Das Ergebnis war eine Client-Lösung, die von Andreas Göldi programmiert wurde und mit deren Hilfe wir damals UN/EDIFACT basierte Zahlungstransaktionen in einem Pilot über das Internet (!) zwischen Konten bei verschiedenen Banken durchgeführt haben. Für weitere Details sei auf die Online verfügbaren Publikationen verwiesen (pdf's): EM - Elektronische Märkte / Nr. 6 / Dezember 92 / Seite 11 und EM - Electronic Markets / No. 9-10 / October 93 / Page 31.
Basierend auf unseren Arbeiten begannen wir 1994 mit viel Enthusiasmus und Idealismus, mit Unterstützung der Politik, insbesondere des Kantons St. Gallen und der IBK, aber fast ohne finanzielle Ressourcen, mit dem Aufbau der regionalen, aber grenzüberschreitenden elektronischen Marktplattform Electronic Mall Bodensee, emb.net (Literatur auf citeUlike). Diese wurde im Juni 1995 durch den Landeshauptmann von Vorarlberg auf Schloss Hohenems eröffnet. Kurz zuvor haben wir unsere Ideen und Konzepte incl. Prototyp auf der CeBit als Gewinner des Wettbewerbs „Technologiestandort Schweiz“ der OSEC  präsentieren können. Unsere Arbeiten haben wir damals in einem Buch veröffentlicht: Banking und Shopping in globalen Netzen.

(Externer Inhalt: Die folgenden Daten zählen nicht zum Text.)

class _MbChain(torch.autograd.Function):
    @staticmethod
    def forward(ctx, cfg, x, *params):
        blocks_cfg, tail_cfg, tap_after, training, seed_dev = cfg
        L = _rn.lib()
        dev = x.device
        x = x.contiguous()
        n, h, w, c = x.shape
        nb = len(blocks_cfg)
        st_ = _rn.stream()

        shapes = [(params[9 * i].shape[3], params[9 * i + 6].shape[3]) for i in range(nb)]
        res_from = _resident_start(n, h, w, c, blocks_cfg, shapes, params[9 * nb].shape[3]) if x.is_cuda else None
        phases, keep = [], []

        def resident(k):
            return res_from is not None and k >= res_from

        def phase(kind, nm, res_t, mat_t, w_t, y_t, hh, ww, cin, cout, stride, s_out, groups):
            ph = _rn.MbPhase()
            ph.kind, ph.in_ = kind, C.pointer(nm)
            ph.residual = _rn.f32(res_t) if res_t is not None else None
            ph.materialise = _rn.f32(mat_t) if mat_t is not None else None
            ph.w, ph.y = _rn.f32(w_t), _rn.f32(y_t)
            ph.h, ph.wd, ph.cin, ph.cout, ph.stride = hh, ww, cin, cout, stride
            if s_out is not None:
                ph.stat_out = _rn.MbRows(s_out.rows.data_ptr(), s_out.lay.rows_per_sample, s_out.lay.width, s_out.lay.bn)
                ph.stat_groups = groups
            keep.append(nm)
            phases.append(ph)

        def new_stage(y, query_args, query, groups, norm, res_kind=None, res_args=None):
            s = _Stage()
            s.y, s.c, s.groups, s.norm, s.hw = y, y.shape[3], groups, norm, y.shape[1] * y.shape[2]
            if res_kind is not None:
                s.lay, nbytes = _rows(L.rn_mb_resident_rows, res_kind, *res_args)
            else:
                s.lay, nbytes = _rows(query, *query_args)
            assert nbytes, "mb_chain: unsupported shape (chain_supported() says so)"
            s.rows = torch.empty(nbytes // 4, dtype=torch.float32, device=dev)
            s.mean = torch.empty((y.shape[0], groups), dtype=torch.float32, device=dev)
            s.rstd = torch.empty((y.shape[0], groups), dtype=torch.float32, device=dev)
            return s

        def rows_arg(s):
            return C.byref(_rn.MbRows(s.rows.data_ptr(), s.lay.rows_per_sample, s.lay.width, s.lay.bn))

        saved = []
        taps = []
        pend, pend_res = None, None
        x_in = x
        pi = 0
        for i, bc in enumerate(blocks_cfg):
            stride, residual, n1, n2, n3 = bc
            w1, g1_, b1_, wd, g2_, b2_, w3, g3_, b3_ = params[pi:pi + 9]
            pi += 9
            n1.gamma, n1.beta, n2.gamma, n2.beta, n3.gamma, n3.beta = g1_, b1_, g2_, b2_, g3_, b3_
            wide, cout = w1.shape[3], w3.shape[3]
            gr1, gr3 = ops.gn_groups(wide, n1.groups_arg), ops.gn_groups(cout, n3.groups_arg)
            oh, _ = _rn.same_pad(h, 3, stride)
            ow, _ = _rn.same_pad(w, 3, stride)
            y1 = torch.empty((n, h, w, wide), dtype=torch.float32, device=dev)
            r0, r1, r2 = resident(3 * i), resident(3 * i + 1), resident(3 * i + 2)
            s1 = new_stage(y1, (n, h * w, c, wide, gr1), L.rn_mb_pointwise_rows, gr1, n1,
                           _rn.MB_PHASE_POINTWISE if r0 else None, (n, h, w, c, wide, 1, gr1))
            if r0:
                x_in = torch.empty((n, h, w, c), dtype=torch.float32, device=dev)
                phase(_rn.MB_PHASE_POINTWISE, _mb_norm(pend, training, seed_dev, True), pend_res, x_in, w1, y1, h, w, c, wide, 1, s1, gr1)
                if (i - 1) in tap_after:
                    taps.append(x_in)
            elif pend is None:
                _rn.check(L.rn_mb_pointwise_fwd(_rn.f32(x_in), None, None, None, _rn.f32(w1), _rn.f32(y1), n, h * w, c, wide, rows_arg(s1), gr1, st_),
                          "rn_mb_pointwise_fwd")
            else:
                x_in = torch.empty((n, h, w, c), dtype=torch.float32, device=dev)
                nm = _mb_norm(pend, training, seed_dev, True)
                _rn.check(L.rn_mb_pointwise_fwd(None, C.byref(nm), _rn.f32(pend_res) if pend_res is not None else None, _rn.f32(x_in),
                                                _rn.f32(w1), _rn.f32(y1), n, h * w, c, wide, rows_arg(s1), gr1, st_), "rn_mb_pointwise_fwd")
                if (i - 1) in tap_after:
                    taps.append(x_in)
            if not r0:
                s1.rows, s1.lay = _compact(s1.rows, s1.lay, n, dev)
            y2 = torch.empty((n, oh, ow, wide), dtype=torch.float32, device=dev)
            s2 = new_stage(y2, (n, h, w, wide, stride, gr1), L.rn_mb_depthwise_rows, gr1, n2,
                           _rn.MB_PHASE_DEPTHWISE if r1 else None, (n, h, w, wide, wide, stride, gr1))
            nm = _mb_norm(s1, training, seed_dev, True)
            if r1:
                phase(_rn.MB_PHASE_DEPTHWISE, nm, None, None, wd, y2, h, w, wide, wide, stride, s2, gr1)
            else:
                _rn.check(L.rn_mb_depthwise_fwd(C.byref(nm), _rn.f32(wd), _rn.f32(y2), n, h, w, stride, rows_arg(s2), gr1, st_), "rn_mb_depthwise_fwd")
                s2.rows, s2.lay = _compact(s2.rows, s2.lay, n, dev)
            y3 = torch.empty((n, oh, ow, cout), dtype=torch.float32, device=dev)
            s3 = new_stage(y3, (n, oh * ow, wide, cout, gr3), L.rn_mb_pointwise_rows, gr3, n3,
                           _rn.MB_PHASE_POINTWISE if r2 else None, (n, oh, ow, wide, cout, 1, gr3))
            nm = _mb_norm(s2, training, seed_dev, True)
            if r2:
                phase(_rn.MB_PHASE_POINTWISE, nm, None, None, w3, y3, oh, ow, wide, cout, 1, s3, gr3)
            else:
                _rn.check(L.rn_mb_pointwise_fwd(None, C.byref(nm), None, None, _rn.f32(w3), _rn.f32(y3), n, oh * ow, wide, cout, rows_arg(s3), gr3, st_),
                          "rn_mb_pointwise_fwd")
                s3.rows, s3.lay = _compact(s3.rows, s3.lay, n, dev)
            saved.append((x_in, s1, s2, s3))
            pend, pend_res = s3, (x_in if residual else None)
            h, w, c = oh, ow, cout
        tail_w = params[pi]
        tail_groups = tail_cfg
        ct = tail_w.shape[3]
        x_last = torch.empty((n, h, w, c), dtype=torch.float32, device=dev)
        y_t = torch.empty((n, h, w, ct), dtype=torch.float32, device=dev)
        nm = _mb_norm(pend, training, seed_dev, True)
        if resident(3 * nb):
            phase(_rn.MB_PHASE_POINTWISE, nm, pend_res, x_last, tail_w, y_t, h, w, c, ct, 1, None, 0)
        else:
            assert not phases, "the resident section runs to the end of the chain"
            _rn.check(L.rn_mb_pointwise_fwd(None, C.byref(nm), _rn.f32(pend_res) if pend_res is not None else None, _rn.f32(x_last), _rn.f32(tail_w),
                                            _rn.f32(y_t), n, h * w, c, ct, None, 0, st_), "rn_mb_pointwise_fwd")
        if phases:
            _count_resident(len(phases))
            arr = (_rn.MbPhase * len(phases))(*phases)
            _rn.check(L.rn_mb_resident_fwd(arr, len(phases), n, _rn.resident_sync(dev).data_ptr(), st_), "rn_mb_resident_fwd")
        if (nb - 1) in tap_after:
            taps.append(x_last)
        ctx.cfg = cfg
        ctx.saved = saved
        ctx.x_last = x_last
        ctx.params = params
        ctx.shape_in = tuple(x.shape)
        ctx.set_materialize_grads(False)
        return tuple(taps) + (y_t,)

    @staticmethod
    def backward(ctx, *grads):
        blocks_cfg, tail_cfg, tap_after, training, seed_dev = ctx.cfg
        L = _rn.lib()
        params = ctx.params
        saved = ctx.saved
        nb = len(blocks_cfg)
        dev = ctx.x_last.device
        st_ = _rn.stream()
        taps_sorted = sorted(tap_after)
        tap_grad = {t: grads[k] for k, t in enumerate(taps_sorted)}
        dy_t = grads[-1]
        pgrads = [None] * len(params)
        n = ctx.shape_in[0]

        def grows_for(query, args, c):
            lay, nbytes = _rows(query, *args)
            assert nbytes
            rows = torch.empty(nbytes // 4, dtype=torch.float32, device=dev)
            planes = torch.empty((2, n * lay.rows_per_sample, c), dtype=torch.float32, device=dev)
            if ops._deferring:
                ops._deferred_keep.append(planes)
            return lay, rows, planes

        def norm_param_grads(planes, nm, slot_g, slot_b):
            c, nrows = planes.shape[2], planes.shape[1]
            db_buf, db = ops._grad_slot(nm.beta)
            dg_buf, dg = ops._grad_slot(nm.gamma)
            _rn.check(L.rn_reduce_rows(_rn.f32(planes[0]), _rn.f32(db_buf), c, nrows, 0, st_, ops._defer_arg()), "rn_reduce_rows")
            _rn.check(L.rn_reduce_rows(_rn.f32(planes[1]), _rn.f32(dg_buf), c, nrows, 0, st_, ops._defer_arg()), "rn_reduce_rows")
            pgrads[slot_g], pgrads[slot_b] = dg, db

        def pw_bwd(x_plain, in_stage, dy, w, gout, hw, cin, cout, const_w=False):
            if const_w:
                dw_buf, dw = torch.empty_like(w), None
                if ops._deferring:
                    ops._deferred_keep.append(dw_buf)
            else:
                dw_buf, dw = ops._grad_slot(w)
            need = L.rn_mb_pointwise_bwd_workspace(n, hw, cin, cout)
            ws = ops._grad_workspace(need, dev)
            nm_in = _mb_norm(in_stage, training, seed_dev, False) if in_stage is not None else None
            _rn.check(L.rn_mb_pointwise_bwd(_rn.f32(x_plain) if x_plain is not None else None, C.byref(nm_in) if nm_in is not None else None,
                                            C.byref(dy), _rn.f32(w), _rn.f32(dw_buf), C.byref(gout), n, hw, cin, cout, ws.data_ptr(), ws.numel(),
                                            st_, ops._defer_arg()), "rn_mb_pointwise_bwd")
            return dw

        x_last = ctx.x_last
        _, hl, wl, cl = x_last.shape
        tail_w = params[9 * nb]
        ct = tail_w.shape[3]
        if dy_t is None:
            dy_t = torch.zeros((n, hl, wl, ct), dtype=torch.float32, device=dev)
        dy_t = dy_t.contiguous()
        s3_last = saved[-1][3]
        lay3, rows3, planes3 = grows_for(L.rn_mb_pointwise_bwd_rows, (n, hl * wl, cl, ct, s3_last.groups), cl)
        D = torch.empty((n, hl, wl, cl), dtype=torch.float32, device=dev)
        nm3 = _mb_norm(s3_last, training, seed_dev, False)
        tg = tap_grad.get(nb - 1)
        tg = tg.contiguous() if tg is not None else None
        gout = _rn.MbGout(D.data_ptr(), None, _rn.f32(tg) if tg is not None else None, C.pointer(nm3), 1,
                          _rn.MbRows(rows3.data_ptr(), lay3.rows_per_sample, lay3.width, lay3.bn), planes3.data_ptr())
        dyd = _rn.MbDy(dy_t.data_ptr(), None, None, 0, _rn.MbRows())
        pgrads[9 * nb] = pw_bwd(x_last, None, dyd, tail_w, gout, hl * wl, cl, ct, const_w=bool(tail_cfg))
        rows3, lay3 = _compact(rows3, lay3, n, dev)
        keep = [tg]

        dx0 = None
        flushed = False
        for i in range(nb - 1, -1, -1):
            stride, residual, n1, n2, n3 = blocks_cfg[i]
            x_in, s1, s2, s3 = saved[i]
            if not flushed and saved[i][0].shape[1] * saved[i][0].shape[2] >= 16384:
                ops.flush_deferred_midway(dev)
                flushed = True
            w1, g1_, b1_, wd, g2_, b2_, w3, g3_, b3_ = params[9 * i:9 * i + 9]
            _, h, w, c = x_in.shape
            wide, cout = w1.shape[3], w3.shape[3]
            _, oh, ow, _ = s2.y.shape
            norm_param_grads(planes3, n3, 9 * i + 7, 9 * i + 8)
            nm3 = _mb_norm(s3, training, seed_dev, False)
            nm2 = _mb_norm(s2, training, seed_dev, False)
            dy3 = _rn.MbDy(None, C.pointer(nm3), D.data_ptr(), 1, _rn.MbRows(rows3.data_ptr(), lay3.rows_per_sample, lay3.width, lay3.bn))
            lay2, rows2, planes2 = grows_for(L.rn_mb_pointwise_bwd_rows, (n, oh * ow, wide, cout, s2.groups), wide)
            g2 = torch.empty_like(s2.y)
            gout = _rn.MbGout(g2.data_ptr(), None, None, C.pointer(nm2), 0,
                              _rn.MbRows(rows2.data_ptr(), lay2.rows_per_sample, lay2.width, lay2.bn), planes2.data_ptr())
            pgrads[9 * i + 6] = pw_bwd(None, s2, dy3, w3, gout, oh * ow, wide, cout)
            rows2, lay2 = _compact(rows2, lay2, n, dev)
            norm_param_grads(planes2, n2, 9 * i + 4, 9 * i + 5)
            nm1 = _mb_norm(s1, training, seed_dev, False)
            dy2 = _rn.MbDy(None, C.pointer(nm2), g2.data_ptr(), 0, _rn.MbRows(rows2.data_ptr(), lay2.rows_per_sample, lay2.width, lay2.bn))
            lay1, rows1, planes1 = grows_for(L.rn_mb_depthwise_bwd_rows, (n, h, w, wide, stride, s1.groups), wide)
            g1 = torch.empty_like(s1.y)
            gout = _rn.MbGout(g1.data_ptr(), None, None, C.pointer(nm1), 0,
                              _rn.MbRows(rows1.data_ptr(), lay1.rows_per_sample, lay1.width, lay1.bn), planes1.data_ptr())
            dwd_buf, dwd = ops._grad_slot(wd)
            need = L.rn_mb_depthwise_bwd_workspace(n, h, w, wide, stride)
            ws = ops._grad_workspace(need, dev)
            _rn.check(L.rn_mb_depthwise_bwd(C.byref(nm1), C.byref(dy2), _rn.f32(wd), _rn.f32(dwd_buf), C.byref(gout), n, h, w, stride,
                                            ws.data_ptr(), ws.numel(), st_, ops._defer_arg()), "rn_mb_depthwise_bwd")
            pgrads[9 * i + 3] = dwd
            rows1, lay1 = _compact(rows1, lay1, n, dev)
            norm_param_grads(planes1, n1, 9 * i + 1, 9 * i + 2)
            dy1 = _rn.MbDy(None, C.pointer(nm1), g1.data_ptr(), 0, _rn.MbRows(rows1.data_ptr(), lay1.rows_per_sample, lay1.width, lay1.bn))
            Dn = torch.empty((n, h, w, c), dtype=torch.float32, device=dev)
            add1 = D.data_ptr() if residual else None
            if i > 0:
                s3p = saved[i - 1][3]
                lay3n, rows3n, planes3n = grows_for(L.rn_mb_pointwise_bwd_rows, (n, h * w, c, wide, s3p.groups), c)
                nm3p = _mb_norm(s3p, training, seed_dev, False)
                tg = tap_grad.get(i - 1)
                tg = tg.contiguous() if tg is not None else None
                keep.append(tg)
                gout = _rn.MbGout(Dn.data_ptr(), add1, _rn.f32(tg) if tg is not None else None, C.pointer(nm3p), 1,
                                  _rn.MbRows(rows3n.data_ptr(), lay3n.rows_per_sample, lay3n.width, lay3n.bn), planes3n.data_ptr())
            else:
                gout = _rn.MbGout(Dn.data_ptr(), add1, None, None, 1, _rn.MbRows(), None)
            pgrads[9 * i] = pw_bwd(x_in, None, dy1, w1, gout, h * w, c, wide)
            if i > 0:
                rows3n, lay3n = _compact(rows3n, lay3n, n, dev)
                lay3, rows3, planes3 = lay3n, rows3n, planes3n
            else:
                dx0 = Dn
            D_prev, D = D, Dn
            del D_prev
        return (None, dx0) + tuple(pgrads)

Änhlich wie man heute Unternehmen von Social Media überzeugen muss, haben wir damals Unternehmen die Anfänge des eCommerce versucht zu erklären, nicht immer ganz einfach. Auch wenn diese Plattform letztendlich aus vielerlei Gründen nicht überlebt hat, so hat sie doch vielfache Impulse ausgelöst. Nicht zuletzt sind die heutige Crealogix und die heutige Namics unmittelbar aus den Aktivitäten hervorgegangen.
Es sind unbezahlbare Erfahrungen und vielfache Erinnerungen, die diese Pionierzeit unvergessen machen. Sie haben unser aller Berufsleben massive geprägt, zumindest gilt das für mich. Ich habe immer gesagt, ich schreibe diese Geschichte einmal auf - dieser kleine Beitrag ist vielleicht ein Anfang zu diesem Vorhaben.
Zu gerne hätte ich den Beitrag mit einigen original Abbildungen oder Screenshots illustriert, aber alle digitalen Dokumente sind auf den oben abgebildeten Disketten gespeichert und eben nicht so ohne weiteres zugreifbar.
Als ich heute vor 20 Jahren zum ersten Mal mein Büro an der HSG betrat, war von diesen Entwicklungen nichts zu erahnen.